When we made the decision to pay off our debt, we were faced with a decision: What’s the best and fastest way to do this - should we decrease our expenses or increase our income? Yes, I know – the default answer is “both,” and we’re definitely working on each one. My question, though, is this: if you had to choose one, which would you say was more important?
There are different schools of thought on this subject, so I thought I would do a little research into the pros and cons of each “method.”
Popularity: 60,500 people searched for the phrase “increase income.” It’s a popular subject. Everyone wants to know (easy) ways to make more money. There are almost 5 million search results for that phrase.
Con: Increasing your income may not have an immediate affect on your budget. You may be investing time into something that won’t pay off until later (2 weeks, 2 months, 2 years).
Con: Increasing your income is not always in your control. It may depend on your salary level, the economy, job availability or the amount of work that is available, or a number of other factors that you aren’t able to govern.
Pro: Increasing your income is limited only by your desire to work hard. “The sky’s the limit.” Though this might require changing jobs, moving, putting in more hours than you want to, there will always be something work you can do to make money.
Pro(?): Prestige. This is incredibly shallow, but it’s a fact of our culture and society – people who make more money are looked at as more successful. They seem to have it “more together” than the rest of us. But I’m not sure about this once (hence the “?”).
Popularity: Compared to 60.5 MILLION searches for “increase income”, there are a measly 6,600 searches for “decrease expenses.” This is obviously the less popular solution for getting out of debt. There are a little over 4 million results for this phrase.
Pro: Cutting expenses will have an immediate impact on your budget – one that’s obvious and easy to see on paper. Assuming you put the money you save immediately towards your debt and don’t blow it somewhere else in your budget, you can see an impact right away when you cut expenses.
Pro: This one is fully in your control. You don’t HAVE to have cable, Netflix, or a gym membership. You can look for ways to lower your grocery bill, drive less to save gas, cancel magazine subscriptions. Might not be fun, but they are all things within your power to do.
Con: This one is limited – there really is only “so much” you can decrease your expenses. You have to pay utilities, rent or mortgage, you have to buy food. Once you’ve cut everything else to the bone, you may find you’ve cut as much as you can.
Con: Not spending money can make you look “cheap.” This is another superficial one, but to be honest, this is one area I struggle. As a culture, we spend money socially.
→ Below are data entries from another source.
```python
class RolloutStorage:
    class Transition:
        _FIELDS = ("observations", "critic_observations", "actions", "rewards", "dones", "values", "actions_log_prob",
                   "action_mean", "action_sigma", "hidden_states", "target_arm_torques", "current_arm_dof_pos",
                   "current_arm_dof_vel")

        def __init__(self):
            for f in self._FIELDS:
                setattr(self, f, None)

        def clear(self):
            self.__init__()

    def __init__(self, num_envs, num_transitions_per_env, obs_shape, privileged_obs_shape, actions_shape, device="cpu"):
        self.device = device
        self.obs_shape, self.privileged_obs_shape, self.actions_shape = obs_shape, privileged_obs_shape, actions_shape
        T, N = num_transitions_per_env, num_envs
        z = lambda *s, **kw: torch.zeros(T, N, *s, device=self.device, **kw)
        self.observations = z(*obs_shape)
        self.privileged_observations = z(*privileged_obs_shape) if privileged_obs_shape[0] is not None else None
        self.rewards = z(2)
        self.actions = z(*actions_shape)
        self.dones = z(1, dtype=torch.uint8)
        self.actions_log_prob, self.values, self.returns, self.advantages = z(2), z(2), z(2), z(2)
        self.mu, self.sigma = z(*actions_shape), z(*actions_shape)
        self.target_arm_torques, self.current_arm_dof_pos, self.current_arm_dof_vel = z(6), z(6), z(6)
        self.num_transitions_per_env, self.num_envs = T, N
        self.saved_hidden_states_a = self.saved_hidden_states_c = None
        self.step = 0
        self.dist_group = None
        self._gae_ws = None

    def add_transitions(self, transition: "RolloutStorage.Transition", torque_supervision):
        if self.step >= self.num_transitions_per_env:
            raise AssertionError("Rollout buffer overflow")
        i = self.step
        if transition.observations.data_ptr() != self.observations[i].data_ptr():
            self.observations[i].copy_(transition.observations)
        if self.privileged_observations is not None and \
                transition.critic_observations.data_ptr() != self.privileged_observations[i].data_ptr():
            self.privileged_observations[i].copy_(transition.critic_observations)
        def put(dst, src):
            if src.data_ptr() != dst.data_ptr() or src.dtype != dst.dtype:
                dst.copy_(src)
        put(self.actions[i], transition.actions)
        put(self.rewards[i], transition.rewards)
        put(self.dones[i], transition.dones.view(-1, 1))
        put(self.values[i], transition.values)
        put(self.actions_log_prob[i], transition.actions_log_prob)
        put(self.mu[i], transition.action_mean)
        put(self.sigma[i], transition.action_sigma)
        if torque_supervision:
            self.target_arm_torques[i].copy_(transition.target_arm_torques)
            self.current_arm_dof_pos[i].copy_(transition.current_arm_dof_pos)
            self.current_arm_dof_vel[i].copy_(transition.current_arm_dof_vel)
        self.step += 1

    def clear(self):
        self.step = 0

    def compute_returns(self, last_values, gamma, lam):
        if self.rewards.is_cuda:
            self._compute_returns_hip(last_values, gamma, lam)
        else:
            self._compute_returns_torch(last_values, gamma, lam)

    def _compute_returns_hip(self, last_values, gamma, lam):
        from ...native import check, lib
        L = lib()
        T, N = self.num_transitions_per_env, self.num_envs
        if self._gae_ws is None:
            self._gae_ws = torch.zeros(L.wbc_gae_workspace_doubles(N), dtype=torch.float64, device=self.rewards.device)
        lv = last_values.detach().to(torch.float32).contiguous()
        stream = torch.cuda.current_stream(self.rewards.device).cuda_stream
        check(L.wbc_gae_compute(self.rewards.data_ptr(), self.values.data_ptr(), self.dones.data_ptr(), lv.data_ptr(),
                                self.returns.data_ptr(), self.advantages.data_ptr(), self._gae_ws.data_ptr(), T, N,
                                float(gamma), float(lam), stream), "wbc_gae_compute")
        if self.dist_group is not None:
            collectives.all_reduce(self._gae_ws[:3], self.dist_group)
        check(L.wbc_gae_normalize(self.advantages.data_ptr(), self._gae_ws.data_ptr(), T * N * 2, stream), "wbc_gae_normalize")

    def _compute_returns_torch(self, last_values, gamma, lam):
        advantage = 0
        for step in reversed(range(self.num_transitions_per_env)):
            next_values = last_values if step == self.num_transitions_per_env - 1 else self.values[step + 1]
            not_terminal = 1.0 - self.dones[step].float()
            delta = self.rewards[step] + not_terminal * gamma * next_values - self.values[step]
            advantage = delta + not_terminal * gamma * lam * advantage
            self.returns[step] = advantage + self.values[step]
        adv = self.returns - self.values
        if self.dist_group is None:
            self.advantages = (adv - adv.mean()) / (adv.std() + 1e-8)
# ... 32 lines not shown
```

Before: 11.20 million.

## Add rollout-aware history encoder kernel reusing per-timestep encodings across overlapping windows

Adds a kernel that computes the history-encoder latent for the whole rollout by encoding each (env, timestep) proprio frame once and sharing it across the overlapping 10-step windows. Each window's start is rebuilt from the dones and the initial episode lengths. This removes the redundant per-row re-encoding of all ten history frames in the PPO update. In exchange it adds bookkeeping in storage and the runner to check the rollout was written fully in-place, and it relies on reconstructing the history-buffer reset semantics correctly, which risks mismatches against the stored observations.

```diff
diff --git a/__graft_entry__.py b/__graft_entry__.py
--- a/__graft_entry__.py
+++ b/__graft_entry__.py
@@ -51,7 +51,7 @@
     import wbc_amd
     from wbc_amd import native
     L = native.lib()
-    missing = [s for s in native.EXPORTED_SYMBOLS if not hasattr(L, s)]
+    missing = [s for s in native.EXPORTED_SYMBOLS + native.UNDECLARED_SYMBOLS if not hasattr(L, s)]
     if missing:
         raise RuntimeError(f"libwbc_amd.so lacks symbols: {missing}")
 
diff --git a/deep-whole-body-control_amd/csrc/wbc_hist_kernel.hip b/deep-whole-body-control_amd/csrc/wbc_hist_kernel.hip
--- a/deep-whole-body-control_amd/csrc/wbc_hist_kernel.hip
+++ b/deep-whole-body-control_amd/csrc/wbc_hist_kernel.hip
@@ -133,6 +133,169 @@
   hist_latent_body(P, obs, out, rows);
 }
 
+#define R_ENVS 4
+#define R_TC 40
+#define R_NF (R_TC + H_T - 1)
+#define R_ROWS 16
+#define R_THREADS 256
+#define R_ZERO (R_ENVS * R_NF)
+
+#ifdef WBC_HIST_TIMING
+__device__ long long* g_hist_dbg = nullptr;
+extern "C" int wbc_hist_set_timing_buffer(long long* buf) {
+  return hipMemcpyToSymbol(HIP_SYMBOL(g_hist_dbg), &buf, sizeof(buf)) == hipSuccess ? 0 : -2;
+}
+#define HSTAMP(i) do { if (g_hist_dbg && threadIdx.x == 0) g_hist_dbg[8 * (size_t)blockIdx.x + (i)] = clock64(); } while (0)
+#define HLAP(i) do { if (threadIdx.x == 0) { const long long now_ = clock64(); lap_[i] += now_ - last_; last_ = now_; } } while (0)
+#else
+#define HSTAMP(i)
+#define HLAP(i)
+#endif
+
+extern "C" __global__ void __launch_bounds__(R_THREADS, 4) wbc_hist_latent_rollout_kernel(HistParams P, const float* __restrict__ obs,
+    const uint8_t* __restrict__ dones, const int64_t* __restrict__ ep_len0, float* __restrict__ out, int T, int N, int env_groups) {
+  __shared__ float b_enc[H_C1], b_c1[H_C2], b_c2[H_C3];
+  __shared__ __attribute__((aligned(8))) float w_c2[H_C3][H_C2 * 2 + 2];
+  __shared__ float w_lin[H_OUT][H_C1], b_lin[H_OUT];
+  __shared__ float fc[R_ENVS * R_NF + 1][H_C1 + 1];
+  __shared__ float h2[R_ROWS][4][H_C2 + 1];
+  __shared__ float h3[R_ROWS][H_C1 + 1];
+  __shared__ short win[R_ENVS * R_TC];
+  const int tid = threadIdx.x;
+  const int lane = tid & 63, wave = tid >> 6, p = lane & 15, g = lane >> 4;
+  const int env0 = ((int)blockIdx.x % env_groups) * R_ENVS, t0 = ((int)blockIdx.x / env_groups) * R_TC;
+  HSTAMP(0);
+  const int C = min(R_TC, T - t0), nf = C + H_T - 1, npairs = R_ENVS * nf, nrows = R_ENVS * C;
+  for (int e = tid; e < H_C3 * H_C2 * 2; e += R_THREADS) w_c2[e / (H_C2 * 2)][e % (H_C2 * 2)] = P.c2_w[e];
+  for (int e = tid; e < H_OUT * H_C1; e += R_THREADS) (&w_lin[0][0])[e] = P.lin_w[e];
+  if (tid < H_C1) { b_enc[tid] = P.enc_b[tid]; fc[R_ZERO][tid] = elu1(0.f + P.enc_b[tid]); }
+  if (tid < H_C2) b_c1[tid] = P.c1_b[tid];
+  if (tid < H_C3) b_c2[tid] = P.c2_b[tid];
+  if (tid < H_OUT) b_lin[tid] = P.lin_b[tid];
+  if (tid < nrows) {
+    const int n = min(env0 + (tid & (R_ENVS - 1)), N - 1), t = t0 + tid / R_ENVS;
+    unsigned dm = 0;
+#pragma unroll
+    for (int k = 0; k < H_T + 1; ++k)
+      if (t - 1 - k >= 0 && dones[(size_t)(t - 1 - k) * N + n] != 0) dm |= 1u << k;
+    const int64_t e0 = ep_len0[n];
+    int lo = 0;
+    if (dm & 1u) lo = -1;
+    else {
+      for (int s = t - 1; s >= max(0, t - (H_T - 1)); --s) {
+        const bool refill = ((dm >> (t - s)) & 3u) != 0u || (s == 1 && e0 <= 0) || (s == 0 && e0 <= 1);
+        if (refill) { lo = s + H_T - t0; break; }
+      }
+    }
+    win[tid] = (short)lo;
+  }
+  {
+    float wA[40];
+#pragma unroll
+    for (int ks = 0; ks < 20; ++ks) {
+      const int c = g + 4 * (ks >> 2), k = 4 * c + (ks & 3);
+      wA[2 * ks] = (c < 19) ? P.enc_w[p * H_NP + k] : 0.f;
+      wA[2 * ks + 1] = (c < 19 && p + 16 < H_C1) ? P.enc_w[(p + 16) * H_NP + k] : 0.f;
+    }
+    auto fetch = [&](float4 (&a)[5], int mb) {
+      const int q = min(16 * mb + p, npairs - 1), e = q / nf, i = t0 + (q - e * nf);
+      const int n = min(env0 + e, N - 1);
+      const float* row = i < H_T ? obs + (size_t)n * H_OBS + H_OFF + i * H_NP : obs + ((size_t)(i - H_T) * N + n) * H_OBS;
+      const float4* src = reinterpret_cast<const float4*>(row);
+#pragma unroll
+      for (int j = 0; j < 5; ++j) a[j] = src[min(g + 4 * j, 18)];
+    };
+    const int nblk = (npairs + 15) / 16;
+    float4 a0[5], a1[5];
+    if (wave < nblk) fetch(a0, wave);
+    __syncthreads();
+    HSTAMP(1);
+#pragma unroll 1
+    for (int mb = wave; mb < nblk; mb += R_THREADS / 64) {
+      if (mb + R_THREADS / 64 < nblk) fetch(a1, mb + R_THREADS / 64);
+      f32x4h acc0 = {0.f, 0.f, 0.f, 0.f}, acc1 = {0.f, 0.f, 0.f, 0.f};
+#pragma unroll
+      for (int j = 0; j < 5; ++j) {
+        const float av[4] = {a0[j].x, a0[j].y, a0[j].z, a0[j].w};
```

To get together, we meet at restaurants. If we have a party, everyone brings something (especially at Christmas time!). We take our kids to play miniature golf, or to McDonalds, or a hundred other things that cost money. When you go on a “spending strike” and choose not to spend money on these things, you either don’t get to participate, or you do so in some modified way that makes it obvious to everyone around you that you’re not spending money. (Bringing a sack lunch to the McDonald’s playdate? Drinking water at the restaurant? Being the only one to bring a homemade ornament to the ornament exchange…?)
Ultimately, the point G.K. Chesterson was making wasn’t a fiscal one. He was talking about a heart matter of contentment with the things that you have instead of a constant desire for more. These lessons definitely need to be learned by all of us in our consumer-driven culture. But while we’re learning, we also have some practical, budgetary decisions to make.
So what do you think? Increase your income or decrease your expenses? Vote in the comments – and don’t say “both”.